IDNLearn.com provides a collaborative environment for finding accurate answers. Join our Q&A platform to access reliable and detailed answers from experts in various fields.
Sagot :
Certainly! Let's solve this step-by-step:
### Given Data:
1. Width of the rectangle [tex]\( \text{width} = 0.15 \, \text{m} \)[/tex]

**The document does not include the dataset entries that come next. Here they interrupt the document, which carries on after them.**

hipError_t launch_uniform(Loader loader, const uint8_t* data, uint64_t bs, uint64_t nblk,
                          uint8_t* out, hipStream_t s) {
  if (nblk == 0) return hipSuccess;
  if (nblk % kThreads != 0 || bs % 128u != 0 || bs == 0) return hipErrorInvalidValue;
  const uint32_t lines = (uint32_t)(bs / 128u);
  if (loader == Loader::kGlds) {
    hipLaunchKernelGGL(k_uniform_glds, dim3(grid_for(nblk, kThreads)), dim3(kThreads), 0, s, data,
                       bs, lines, out);
  } else {
    hipLaunchKernelGGL(k_uniform_direct, dim3(grid_for(nblk, kThreads)), dim3(kThreads), 0, s,
                       data, bs, lines, out);
  }
  return hipGetLastError();
}

static uint64_t device_simds() {
  static std::atomic<uint64_t> cache[64];
  int dev = 0;
  if (hipGetDevice(&dev) != hipSuccess || dev < 0 || dev >= 64) return 1024;
  uint64_t v = cache[dev].load(std::memory_order_relaxed);
  if (v == 0) {
    int cus = 0;
    if (hipDeviceGetAttribute(&cus, hipDeviceAttributeMultiprocessorCount, dev) != hipSuccess ||
        cus <= 0)
      cus = 256;
    v = 4ull * (uint64_t)cus;
    cache[dev].store(v, std::memory_order_relaxed);
  }
  return v;
}

static bool chunks_in_quad(uint64_t nblk, uint64_t bs) {
  if (bs < 128ull * kQuadSmallMinLines || bs > 0xffffffffull) return false;
  if (nblk < kQuadSmallBatch) return true;
  const uint64_t wave_slots = 64ull * device_simds();
  return nblk > wave_slots && nblk * 8 <= wave_slots * 13;
}

hipError_t launch_chunks(const uint8_t* data, uint64_t nbytes, uint64_t bs, uint8_t* out,
                         hipStream_t s) {
  if (nbytes == 0) return hipSuccess;
  if (bs == 0) return hipErrorInvalidValue;
  const uint64_t nblk = (nbytes + bs - 1) / bs;
  if (chunks_in_quad(nblk, bs)) {
    hipLaunchKernelGGL(k_quad_chunks<>, dim3((unsigned)((nblk + 63) / 64)), dim3(kThreads), 0, s,
                       data, nbytes, bs, (uint64_t)0, nblk, out);
    return hipGetLastError();
  }
  const bool uni_ok = bs % 128u == 0 && (reinterpret_cast<uintptr_t>(data) & 15u) == 0 &&
                      bs / 128u <= 0xffffffffull && bs <= 0xffffffffull / 8u;
  if (!uni_ok)
    return launch_general_chunks(data, nbytes, bs, 0, nblk, out, s);
  const uint64_t nfull = nbytes / bs;
  const uint32_t ngen_wg = nfull < nblk ? 1u : 0u;
  const uint64_t grid = ngen_wg + grid_for(grid_for(nfull, 64), kWaves);
  if (grid > 0x7fffffffull) return hipErrorInvalidValue;
  hipLaunchKernelGGL(k_chunks, dim3((unsigned)grid), dim3(kThreads), 0, s, data, nbytes, bs,
                     (uint32_t)(bs / 128u), nfull, ngen_wg, out);
  return hipGetLastError();
}

constexpr uint64_t kRelayMaxK = 32;
constexpr uint32_t kRelayLanePad = 32768;
constexpr uint32_t kRelayQuadPad = 73 * 1024;
constexpr uint32_t kRelayDescLanePad = 64 * 1024;

constexpr uint64_t kRelayCap8 = 5;
constexpr uint32_t kRelayQuad1Seg = 32;

static bool quad_relay_fits(uint64_t extra, uint64_t qslots) { return extra * 2 <= qslots; }
static uint32_t quad_relay_min_lines(uint64_t k, uint64_t extra, uint64_t qslots) {
  return extra * 4 > qslots ? 128u : (k == 1 ? 64u : 32u);
}

struct RelayPlan {
  uint64_t base = 0, nrel = 0;
  bool quad = false;
  uint32_t pad = 0;
  uint32_t min_seg = kRelayMinSegLines;
  bool relay_first = false;
};

static bool relay_plan(uint64_t nfull, uint64_t bs, RelayPlan& p) {
  p = RelayPlan();
  if (bs % 128u != 0 || bs < 128u * 16u || bs >= (1ull << 31)) return false;
  const uint64_t simds = device_simds(), lines = bs / 128u;
  const uint64_t lane_slots = 64ull * simds, quad_slots = 16ull * simds;
  if (nfull >= lane_slots) {
    const uint64_t k = nfull / lane_slots, extra = nfull % lane_slots;
    const uint64_t cap =
        std::min(lane_slots * kRelayCap8 / 8, lane_slots * lines / relay_cap_div(lines));
    if (k > kRelayMaxK || extra == 0 || extra > cap) return false;
    p.base = nfull - extra;
    p.nrel = extra;
    p.pad = k > 2 ? kRelayLanePad : 0u;
  } else {
    const uint64_t k = nfull / quad_slots, extra = nfull % quad_slots;
    if (extra == 0 || k < 1 || !quad_relay_fits(extra, quad_slots) ||
        lines < quad_relay_min_lines(k, extra, quad_slots) ||
        (nfull >= kQuadSmallBatch && extra * 64 > quad_slots))
      return false;
    p.base = nfull - extra;
    p.nrel = extra;
    p.quad = true;
    p.pad = kRelayQuadPad;
    p.min_seg = k == 1 ? kRelayQuad1Seg : kRelayMinSegLines;
    p.relay_first = true;
  }
  if ((p.nrel + kRelayGroupChains - 1) / kRelayGroupChains > kRelayMaxGroups) return false;
  return true;
}

uint64_t relay_blocks(uint64_t nfull, uint64_t bs) {
  RelayPlan p;
  return relay_plan(nfull, bs, p) ? p.nrel : 0;
}

static bool desc_may_relay_slots(uint64_t n, uint64_t slots) {
  return n >= slots && n / slots <= kRelayMaxK && n % slots != 0 &&
         (n % slots + kRelayGroupChains - 1) / kRelayGroupChains <= kRelayMaxGroups;
}

static hipError_t launch_relay(const uint8_t* data, uint64_t bs, uint64_t b0, uint64_t nrel,
                               uint32_t min_seg, uint8_t* out, hipStream_t qs,
                               const RelayScratch& r) {
  const uint32_t lines = (uint32_t)(bs / 128u);
  const uint32_t groups = (uint32_t)((nrel + kRelayGroupChains - 1) / kRelayGroupChains);
  if (groups > r.groups) return hipErrorInvalidValue;
  const uint64_t target = device_simds();
  uint32_t nseg = (uint32_t)std::max<uint64_t>(1, target / groups);
  nseg = std::min(nseg, std::max(1u, lines / min_seg));
  uint32_t seg = ((lines + nseg - 1) / nseg + 1u) & ~1u;
  nseg = (lines + seg - 1) / seg;
  uint32_t max_polls = std::max<uint32_t>(32768u, lines * 64u);
  if (const char* v = getenv("CIR_RELAY_POLLS")) max_polls = (uint32_t)strtoul(v, nullptr, 10);
  hipLaunchKernelGGL(k_quad_relay, dim3(groups * nseg), dim3(64), 0, qs, data, bs, b0,
                     (uint32_t)nrel, groups, seg, r.flags, r.state, out, max_polls);
  hipError_t e = hipGetLastError();
  if (e != hipSuccess) return e;
  hipLaunchKernelGGL(k_quad_relay_finish, dim3(groups), dim3(64), 0, qs, data, bs, b0,
                     (uint32_t)nrel, seg, r.flags, r.state, out);
  return hipGetLastError();
}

2. Height of the rectangle [tex]\( \text{height} = 0.05 \, \text{m} \)[/tex]
3. Charge [tex]\( q_1 = -5 \times 10^{-6} \, \text{C} \)[/tex]
4. Charge [tex]\( q_2 = 2 \times 10^{-6} \, \text{C} \)[/tex]
5. Coulomb's constant [tex]\( k = 8.988 \times 10^9 \, \text{N}\cdot\text{m}^2/\text{C}^2 \)[/tex]
### Objective:
Determine the electric potential at the upper right-hand corner of the rectangle.
### Steps to Solve:
1. Distance Calculation:
- The distance from charge [tex]\( q_1 \)[/tex] (located at the upper left-hand corner) to the upper right-hand corner is equal to the width of the rectangle.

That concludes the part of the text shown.